YOUR OBJECTIVE:
Once the line containing "lam[i] += g[i];" is found in the entries below, restate it and each following line word for word, stopping after the line containing "if (t < D * D)".

ENTRIES SUPPLIED:

template <class EV, int DI, int DO, int ORDER, int METHOD, bool PG = false, bool SUB = false>
__global__ __launch_bounds__(64 * EV::kTeam) void rollout_bwd_team_kernel(const float* __restrict__ pack, int M, int S,
                                                                const float* __restrict__ xstage, const float* __restrict__ gzt,
                                                                const float* __restrict__ ts, int N, int T,
                                                                float* __restrict__ gz0, float* __restrict__ astage, Draws dw,
                                                                float* __restrict__ slab = nullptr, size_t pack_floats = 0) {
  constexpr int NS = stages_of(METHOD);
  __shared__ float slots[2 * EV::kTeam * TeamCombine::DP];
  pack += blockIdx.y * dw.pack; xstage += blockIdx.y * dw.in; gzt += blockIdx.y * dw.in2; gz0 += blockIdx.y * dw.out; astage += blockIdx.y * dw.out2;
  const int lane = threadIdx.x & 63, wave = threadIdx.x >> 6;
  EV ev;
  ev.init(pack, M, S, slots, wave, lane);
  using GR = typename GradsOf<EV, PG>::type;
  GR G;
  if constexpr (PG) G.zero();
  const float third = (float)(1.0 / 3.0);
  const int sub = sub_count<SUB>(dw.sub);
  for (int n = blockIdx.x; n < N; n += gridDim.x) {
    const float* gz = gzt + (size_t)n * T * DI;
    const float* xs = xstage + (size_t)n * (T - 1) * sub * NS * DI;
    float* as = astage + (size_t)n * (T - 1) * sub * NS * DO;
    float lam[DI];
#pragma unroll
    for (int i = 0; i < DI; ++i) lam[i] = gz[(size_t)(T - 1) * DI + i];
    const float* tn = ts_row(ts, n, dw.ts);
    for (int t = T - 2; t >= 0; --t) {
      const float dt = sub_step<SUB>(tn[t], tn[t + 1], sub);
      for (int r = (t + 1) * sub - 1; r >= t * sub; --r) {
        const float* xt = xs + (size_t)r * NS * DI;
        float* at = as + (size_t)r * NS * DO;
        float x[DI], g[DI], af[DO];
        if (METHOD == 0) {
          float a1[DI];
#pragma unroll
          for (int i = 0; i < DI; ++i) { a1[i] = dt * lam[i]; x[i] = xt[i]; }
          ode_vjp<EV, DI, DO, ORDER, GR>(ev, x, a1, g, af, &G);
          if (wave == 0) store_state<DO>(at, af, lane);
#pragma unroll
          for (int i = 0; i < DI; ++i) lam[i] += g[i];
        } else if (METHOD == 2) {
          float a1[DI], a2[DI], ay[DI];
#pragma unroll
          for (int i = 0; i < DI; ++i) { a2[i] = dt * lam[i]; x[i] = xt[DI + i]; }
          ode_vjp<EV, DI, DO, ORDER, GR>(ev, x, a2, g, af, &G);
          if (wave == 0) store_state<DO>(at + DO, af, lane);
#pragma unroll
          for (int i = 0; i < DI; ++i) { ay[i] = lam[i] + g[i]; a1[i] = 0.5f * dt * g[i]; x[i] = xt[i]; }
          ode_vjp<EV, DI, DO, ORDER, GR>(ev, x, a1, g, af, &G);
          if (wave == 0) store_state<DO>(at, af, lane);
#pragma unroll
          for (int i = 0; i < DI; ++i) lam[i] = ay[i] + g[i];
        } else {
          float a1[DI], a2[DI], a3[DI], a4[DI], ay[DI];
#pragma unroll
          for (int i = 0; i < DI; ++i) {
            const float l8 = lam[i] * dt * 0.125f;
            a1[i] = l8; a4[i] = l8; a2[i] = 3.f * l8; a3[i] = 3.f * l8; ay[i] = lam[i];
          }
#pragma unroll
          for (int i = 0; i < DI; ++i) x[i] = xt[3 * DI + i];
          ode_vjp<EV, DI, DO, ORDER, GR>(ev, x, a4, g, af, &G);
          if (wave == 0) store_state<DO>(at + 3 * DO, af, lane);
#pragma unroll
          for (int i = 0; i < DI; ++i) { ay[i] += g[i]; a1[i] += dt * g[i]; a2[i] -= dt * g[i]; a3[i] += dt * g[i]; }
#pragma unroll
          for (int i = 0; i < DI; ++i) x[i] = xt[2 * DI + i];
          ode_vjp<EV, DI, DO, ORDER, GR>(ev, x, a3, g, af, &G);
// ... 176 lines not shown
    float red[NU];
    wave_sum_all<NU>(flat, red);
    if (lane == 0) {
#pragma unroll
      for (int e = 0; e < NU; ++e) sUni[wave][e] = red[e];
    }
  }
  __syncthreads();
  if (half == 0 && j < MJ) {
    float* ind_out = out + 4 * L::rff_f4(S);
    float v[4 * L::RQ2];
#pragma unroll
    for (int q = 0; q < 4 * L::RQ2; ++q) v[q] = G.ind[q] + sInd[j][lane][q];
#pragma unroll
    for (int q = 0; q < L::RQ2; ++q) st4(ind_out, (size_t)(j * L::RQ2 + q) * 64 + lane, &v[4 * q]);
  }
  {
    float* uni_out = out + 4 * (L::rff_f4(S) + L::ind_f4(M));
    const int t = threadIdx.x;
    if (t < D * D) {
      const int a = t / D, b = t % D, h = b / DH, bb = b % DH;
      uni_out[a * D + b] = sUni[h][a * DH + bb] + sUni[h + 2][a * DH + bb];
      uni_out[D * D + a * D + b] = sUni[h][D * DH + a * DH + bb] + sUni[h + 2][D * DH + a * DH + bb];
    }
    if (t < D) {
      const int h = t / DH, bb = t % DH;
      uni_out[2 * D * D + t] = sUni[h][2 * D * DH + bb] + sUni[h + 2][2 * D * DH + bb];
    }
  }
}

template <int D, int NJ>
__global__ __launch_bounds__(256) void param_grad_df_kernel(const float* __restrict__ pack, int M, int S,
                                                             const float* __restrict__ xr, const float* __restrict__ ar,
                                                             int R, int rows_per_chunk, float* __restrict__ slab,
                                                             size_t pack_floats, int prior_only, Draws dw, int slab_chunks) {
  pack += blockIdx.y * dw.pack; xr += blockIdx.y * dw.in; ar += blockIdx.y * dw.in2; slab += (size_t)blockIdx.y * slab_chunks * pack_floats;
  using EV = DfTeamEval<D, NJ>;
  using L = DfLayout<D>;
  constexpr int DH = (D + 1) / 2;
  constexpr int NU = 2 * D * DH + DH;
  __shared__ float slots[2 * TEAM * TeamCombine::DP];
  __shared__ __attribute__((aligned(16))) float sInd[2][64][4 * L::RQ2];
  __shared__ float sUni[TEAM][NU];
  const int lane = threadIdx.x & 63, wave = threadIdx.x >> 6;
  EV ev;
  ev.init(pack, M, S, slots, wave, lane);
  typename EV::Grads G;
  G.zero();
  const int r0 = blockIdx.x * rows_per_chunk;
  const int r1 = min(R, r0 + rows_per_chunk);
  for (int r = r0; r < r1; ++r) {
    float x[D], a[D];
#pragma unroll
    for (int i = 0; i < D; ++i) { x[i] = xr[(size_t)r * D + i]; a[i] = ar[(size_t)r * D + i]; }
    ev.grad_row(x, a, G, prior_only != 0);
  }
  store_grads_df<D, NJ>(G, slab + (size_t)blockIdx.x * pack_floats, M, S, wave, lane, sInd, sUni);
}

template <int D, int PART>
__device__ __forceinline__ void pgrad_df_part(const float* __restrict__ pack, int M, int S, const float* __restrict__ xr,
                                              const float* __restrict__ ar, int r0, int r1, float* __restrict__ out, int prior_only) {
  using EV = DfTeamEval<D, 1>;
  using L = DfLayout<D>;
  constexpr int DH = (D + 1) / 2;
  constexpr int NU = 2 * D * DH + DH;
  __shared__ float slots[2 * TEAM * TeamCombine::DP];
  __shared__ __attribute__((aligned(16))) float sInd[2][64][4 * L::RQ2];
  __shared__ float sUni[TEAM][NU];
  const int lane = threadIdx.x & 63, wave = threadIdx.x >> 6;
  EV ev;
  ev.init(pack, M, S, slots, wave, lane);
  typename EV::Grads G;
  G.zero();
  for (int r = r0; r < r1; ++r) {
    float x[D], a[D];
#pragma unroll
    for (int i = 0; i < D; ++i) { x[i] = xr[(size_t)r * D + i]; a[i] = ar[(size_t)r * D + i]; }
    ev.template grad_row_part<PART>(x, a, G, prior_only != 0);
  }
  store_grads_df<D, 1, PART>(G, out, M, S, wave, lane, sInd, sUni);
}
template <int D>
__global__ __launch_bounds__(256, 2) void param_grad_df_split_kernel(const float* __restrict__ pack, int M, int S,
                                                                      const float* __restrict__ xr, const float* __restrict__ ar,
                                                                      int R, int rows_per_chunk, float* __restrict__ slab,
                                                                      size_t pack_floats, int prior_only, Draws dw, int slab_chunks) {
  pack += blockIdx.y * dw.pack; xr += blockIdx.y * dw.in; ar += blockIdx.y * dw.in2; slab += (size_t)blockIdx.y * slab_chunks * pack_floats;
  const int r0 = blockIdx.x * rows_per_chunk, r1 = min(R, r0 + rows_per_chunk);
  float* out = slab + (size_t)blockIdx.x * pack_floats;
  if (blockIdx.z == 0) pgrad_df_part<D, 1>(pack, M, S, xr, ar, r0, r1, out, prior_only);
  else pgrad_df_part<D, 2>(pack, M, S, xr, ar, r0, r1, out, prior_only);
}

FINISHED TASK:
          for (int i = 0; i < DI; ++i) lam[i] += g[i];
        } else if (METHOD == 2) {
          float a1[DI], a2[DI], ay[DI];
#pragma unroll
          for (int i = 0; i < DI; ++i) { a2[i] = dt * lam[i]; x[i] = xt[DI + i]; }
          ode_vjp<EV, DI, DO, ORDER, GR>(ev, x, a2, g, af, &G);
          if (wave == 0) store_state<DO>(at + DO, af, lane);
#pragma unroll
          for (int i = 0; i < DI; ++i) { ay[i] = lam[i] + g[i]; a1[i] = 0.5f * dt * g[i]; x[i] = xt[i]; }
          ode_vjp<EV, DI, DO, ORDER, GR>(ev, x, a1, g, af, &G);
          if (wave == 0) store_state<DO>(at, af, lane);
#pragma unroll
          for (int i = 0; i < DI; ++i) lam[i] = ay[i] + g[i];
        } else {
          float a1[DI], a2[DI], a3[DI], a4[DI], ay[DI];
#pragma unroll
          for (int i = 0; i < DI; ++i) {
            const float l8 = lam[i] * dt * 0.125f;
            a1[i] = l8; a4[i] = l8; a2[i] = 3.f * l8; a3[i] = 3.f * l8; ay[i] = lam[i];
          }
#pragma unroll
          for (int i = 0; i < DI; ++i) x[i] = xt[3 * DI + i];
          ode_vjp<EV, DI, DO, ORDER, GR>(ev, x, a4, g, af, &G);
          if (wave == 0) store_state<DO>(at + 3 * DO, af, lane);
#pragma unroll
          for (int i = 0; i < DI; ++i) { ay[i] += g[i]; a1[i] += dt * g[i]; a2[i] -= dt * g[i]; a3[i] += dt * g[i]; }
#pragma unroll
          for (int i = 0; i < DI; ++i) x[i] = xt[2 * DI + i];
          ode_vjp<EV, DI, DO, ORDER, GR>(ev, x, a3, g, af, &G);
// ... 176 lines not shown
    float red[NU];
    wave_sum_all<NU>(flat, red);
    if (lane == 0) {
#pragma unroll
      for (int e = 0; e < NU; ++e) sUni[wave][e] = red[e];
    }
  }
  __syncthreads();
  if (half == 0 && j < MJ) {
    float* ind_out = out + 4 * L::rff_f4(S);
    float v[4 * L::RQ2];
#pragma unroll
    for (int q = 0; q < 4 * L::RQ2; ++q) v[q] = G.ind[q] + sInd[j][lane][q];
#pragma unroll
    for (int q = 0; q < L::RQ2; ++q) st4(ind_out, (size_t)(j * L::RQ2 + q) * 64 + lane, &v[4 * q]);
  }
  {
    float* uni_out = out + 4 * (L::rff_f4(S) + L::ind_f4(M));
    const int t = threadIdx.x;
    if (t < D * D) {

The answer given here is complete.